[Task to carry out]
Word for word, output the data that follows.

[Source information]
## Files before the change

### doda_amd/csrc/spconv_wgrad.hip

```cpp
#include "wgrad_pairs.hpp"
#include <stdlib.h>
#include <string.h>
#include <mutex>
#include <vector>

typedef float f32x4 __attribute__((ext_vector_type(4)));
typedef short s16x4 __attribute__((ext_vector_type(4)));
typedef __bf16 bf16x8 __attribute__((ext_vector_type(8)));
typedef unsigned int u32x4 __attribute__((ext_vector_type(4)));

namespace {

constexpr int RT = 64;
constexpr int MAX_OGW = 7;
constexpr int PAD = 8;

struct F32 {
    typedef float elem;
    typedef f32x4 frag;
    typedef f32x4 vec;
    static constexpr int VEC = 4;
    static constexpr int KSTEPS = RT / 4;
    typedef float kfrag;
    template <int STRIDE>
// ... 374 lines not shown
    const dim3 grid(total_blocks), block(256);
#define GO(TA, TB, OG)                                                                             \
    do {                                                                                           \
        if (vok) hipLaunchKernelGGL((wgrad_multi_kernel<T, TA, TB, OG, true>), grid, block, 0, s, jobs_dev, n); \
        else hipLaunchKernelGGL((wgrad_multi_kernel<T, TA, TB, OG, false>), grid, block, 0, s, jobs_dev, n); \
    } while (0)
    if (p.OGW == 2) {
        if (p.TA == 3 && p.TB == 3) GO(3, 3, 2);
        else if (p.TA == 1 && p.TB == 1) GO(1, 1, 2);
        else if (p.TA == 2 && p.TB == 1) GO(2, 1, 2);
        else if (p.TA == 1 && p.TB == 2) GO(1, 2, 2);
        else GO(2, 2, 2);
    } else if (p.OGW == 4 && p.TA == 1 && p.TB == 1) GO(1, 1, 4);
    else if (p.OGW == 4 && p.TA == 2 && p.TB == 1) GO(2, 1, 4);
    else if (p.OGW == 4 && p.TA == 1 && p.TB == 2) GO(1, 2, 4);
    else if (p.TA == 1 && p.TB == 1) GO(1, 1, 7);
    else if (p.TA == 2 && p.TB == 1) GO(2, 1, 7);
    else if (p.TA == 1 && p.TB == 2) GO(1, 2, 7);
    else GO(2, 2, 4);
#undef GO
}

struct Staging {
    std::mutex mu;
    void *host = nullptr;
    size_t cap = 0;
    hipEvent_t ev = nullptr;
    int ev_dev = -1;
    bool pending = false;
};
Staging g_staging;
}

enum { J_SKIP = 0, J_ZERO = 1, J_DENSE = 2, J_PAIRS = 3, J_TILE = 4 };

static int wdma_min_rows() {
    static const int v = getenv("DODA_WDMA_MIN_ROWS") ? atoi(getenv("DODA_WDMA_MIN_ROWS")) : 32768;
    return v;
}

static int classify(const doda_wgrad_job &j) {
    if (j.n_rows == 0 && j.dw && j.K > 0 && j.ca > 0 && j.cb > 0)
        return (j.flags & DODA_WGRAD_ACCUMULATE) ? J_SKIP : J_ZERO;
    if (j.tilebook && j.tbl && j.elem_bytes == 2 && j.ca % 16 == 0 && j.ca <= 64 && j.cb % 16 == 0 && j.cb <= 64 &&
        j.K == 27 && j.n_rows > 0 && j.a && j.b && j.dw &&
        j.n_a == j.n_rows && j.ld >= j.n_rows && (size_t)j.n_rows * 128 < 0x7ffffff0ull && (size_t)j.K * j.ld * 4 < 0xffffffffull &&
        !(((uintptr_t)j.a | (uintptr_t)j.b | (uintptr_t)j.tilebook) & 15) && doda_wdma::enabled() &&
        (j.n_rows >= wdma_min_rows() || !doda_pairs::eligible(j)))
        return J_TILE;
    static const bool no_pairs = getenv("DODA_WGRAD_NO_PAIRS") && getenv("DODA_WGRAD_NO_PAIRS")[0] == '1';
    if (doda_pairs::eligible(j) && (!no_pairs || !j.tbl)) return J_PAIRS;
    return J_DENSE;
}

static size_t tile_blocks(const doda_wgrad_job &j) { return (size_t)(j.ca / 16) * (j.cb / 16); }

static bool dense_needs_partial(const JobPlan &jp, const doda_wgrad_job &j) {
    return jp.p.R > 1 || (j.flags & DODA_WGRAD_ACCUMULATE);
}

extern "C" size_t doda_spconv_wgrad_multi_workspace_bytes(const doda_wgrad_job *jobs_h, int32_t n_jobs) {
    if (!jobs_h || n_jobs <= 0) return 0;
    size_t total = 0;
    for (int k = 0; k < n_jobs; ++k) {
        const int cls = classify(jobs_h[k]);
        if (cls == J_PAIRS) { total += doda_pairs::partial_bytes(jobs_h[k]); continue; }
        if (cls == J_TILE) { total += tile_blocks(jobs_h[k]) * align_up(doda_wdma::partial_bytes(jobs_h[k].n_rows), 256); continue; }
        if (cls != J_DENSE) continue;
        JobPlan jp;
        if (!plan_job(jobs_h[k], &jp)) continue;
        if (dense_needs_partial(jp, jobs_h[k])) total += align_up((size_t)jp.p.R * jp.n_elem * 4, 256);
    }
    return total < 256 ? 256 : total;
}
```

[Output for this task]
## Files before the change

### doda_amd/csrc/spconv_wgrad.hip

```cpp
#include "wgrad_pairs.hpp"
#include <stdlib.h>
#include <string.h>
#include <mutex>
#include <vector>

typedef float f32x4 __attribute__((ext_vector_type(4)));
typedef short s16x4 __attribute__((ext_vector_type(4)));
typedef __bf16 bf16x8 __attribute__((ext_vector_type(8)));
typedef unsigned int u32x4 __attribute__((ext_vector_type(4)));

namespace {

constexpr int RT = 64;
constexpr int MAX_OGW = 7;
constexpr int PAD = 8;

struct F32 {
    typedef float elem;
    typedef f32x4 frag;
    typedef f32x4 vec;
    static constexpr int VEC = 4;
    static constexpr int KSTEPS = RT / 4;
    typedef float kfrag;
    template <int STRIDE>
// ... 374 lines not shown
    const dim3 grid(total_blocks), block(256);
#define GO(TA, TB, OG)                                                                             \
    do {                                                                                           \
        if (vok) hipLaunchKernelGGL((wgrad_multi_kernel<T, TA, TB, OG, true>), grid, block, 0, s, jobs_dev, n); \
        else hipLaunchKernelGGL((wgrad_multi_kernel<T, TA, TB, OG, false>), grid, block, 0, s, jobs_dev, n); \
    } while (0)
    if (p.OGW == 2) {
        if (p.TA == 3 && p.TB == 3) GO(3, 3, 2);
        else if (p.TA == 1 && p.TB == 1) GO(1, 1, 2);
        else if (p.TA == 2 && p.TB == 1) GO(2, 1, 2);
        else if (p.TA == 1 && p.TB == 2) GO(1, 2, 2);
        else GO(2, 2, 2);
    } else if (p.OGW == 4 && p.TA == 1 && p.TB == 1) GO(1, 1, 4);
    else if (p.OGW == 4 && p.TA == 2 && p.TB == 1) GO(2, 1, 4);
    else if (p.OGW == 4 && p.TA == 1 && p.TB == 2) GO(1, 2, 4);
    else if (p.TA == 1 && p.TB == 1) GO(1, 1, 7);
    else if (p.TA == 2 && p.TB == 1) GO(2, 1, 7);
    else if (p.TA == 1 && p.TB == 2) GO(1, 2, 7);
    else GO(2, 2, 4);
#undef GO
}

struct Staging {
    std::mutex mu;
    void *host = nullptr;
    size_t cap = 0;
    hipEvent_t ev = nullptr;
    int ev_dev = -1;
    bool pending = false;
};
Staging g_staging;
}

enum { J_SKIP = 0, J_ZERO = 1, J_DENSE = 2, J_PAIRS = 3, J_TILE = 4 };

static int wdma_min_rows() {
    static const int v = getenv("DODA_WDMA_MIN_ROWS") ? atoi(getenv("DODA_WDMA_MIN_ROWS")) : 32768;
    return v;
}

static int classify(const doda_wgrad_job &j) {
    if (j.n_rows == 0 && j.dw && j.K > 0 && j.ca > 0 && j.cb > 0)
        return (j.flags & DODA_WGRAD_ACCUMULATE) ? J_SKIP : J_ZERO;
    if (j.tilebook && j.tbl && j.elem_bytes == 2 && j.ca % 16 == 0 && j.ca <= 64 && j.cb % 16 == 0 && j.cb <= 64 &&
        j.K == 27 && j.n_rows > 0 && j.a && j.b && j.dw &&
        j.n_a == j.n_rows && j.ld >= j.n_rows && (size_t)j.n_rows * 128 < 0x7ffffff0ull && (size_t)j.K * j.ld * 4 < 0xffffffffull &&
        !(((uintptr_t)j.a | (uintptr_t)j.b | (uintptr_t)j.tilebook) & 15) && doda_wdma::enabled() &&
        (j.n_rows >= wdma_min_rows() || !doda_pairs::eligible(j)))
        return J_TILE;
    static const bool no_pairs = getenv("DODA_WGRAD_NO_PAIRS") && getenv("DODA_WGRAD_NO_PAIRS")[0] == '1';
    if (doda_pairs::eligible(j) && (!no_pairs || !j.tbl)) return J_PAIRS;
    return J_DENSE;
}

static size_t tile_blocks(const doda_wgrad_job &j) { return (size_t)(j.ca / 16) * (j.cb / 16); }

static bool dense_needs_partial(const JobPlan &jp, const doda_wgrad_job &j) {
    return jp.p.R > 1 || (j.flags & DODA_WGRAD_ACCUMULATE);
}

extern "C" size_t doda_spconv_wgrad_multi_workspace_bytes(const doda_wgrad_job *jobs_h, int32_t n_jobs) {
    if (!jobs_h || n_jobs <= 0) return 0;
    size_t total = 0;
    for (int k = 0; k < n_jobs; ++k) {
        const int cls = classify(jobs_h[k]);
        if (cls == J_PAIRS) { total += doda_pairs::partial_bytes(jobs_h[k]); continue; }
        if (cls == J_TILE) { total += tile_blocks(jobs_h[k]) * align_up(doda_wdma::partial_bytes(jobs_h[k].n_rows), 256); continue; }
        if (cls != J_DENSE) continue;
        JobPlan jp;
        if (!plan_job(jobs_h[k], &jp)) continue;
        if (dense_needs_partial(jp, jobs_h[k])) total += align_up((size_t)jp.p.R * jp.n_elem * 4, 256);
    }
    return total < 256 ? 256 : total;
}
```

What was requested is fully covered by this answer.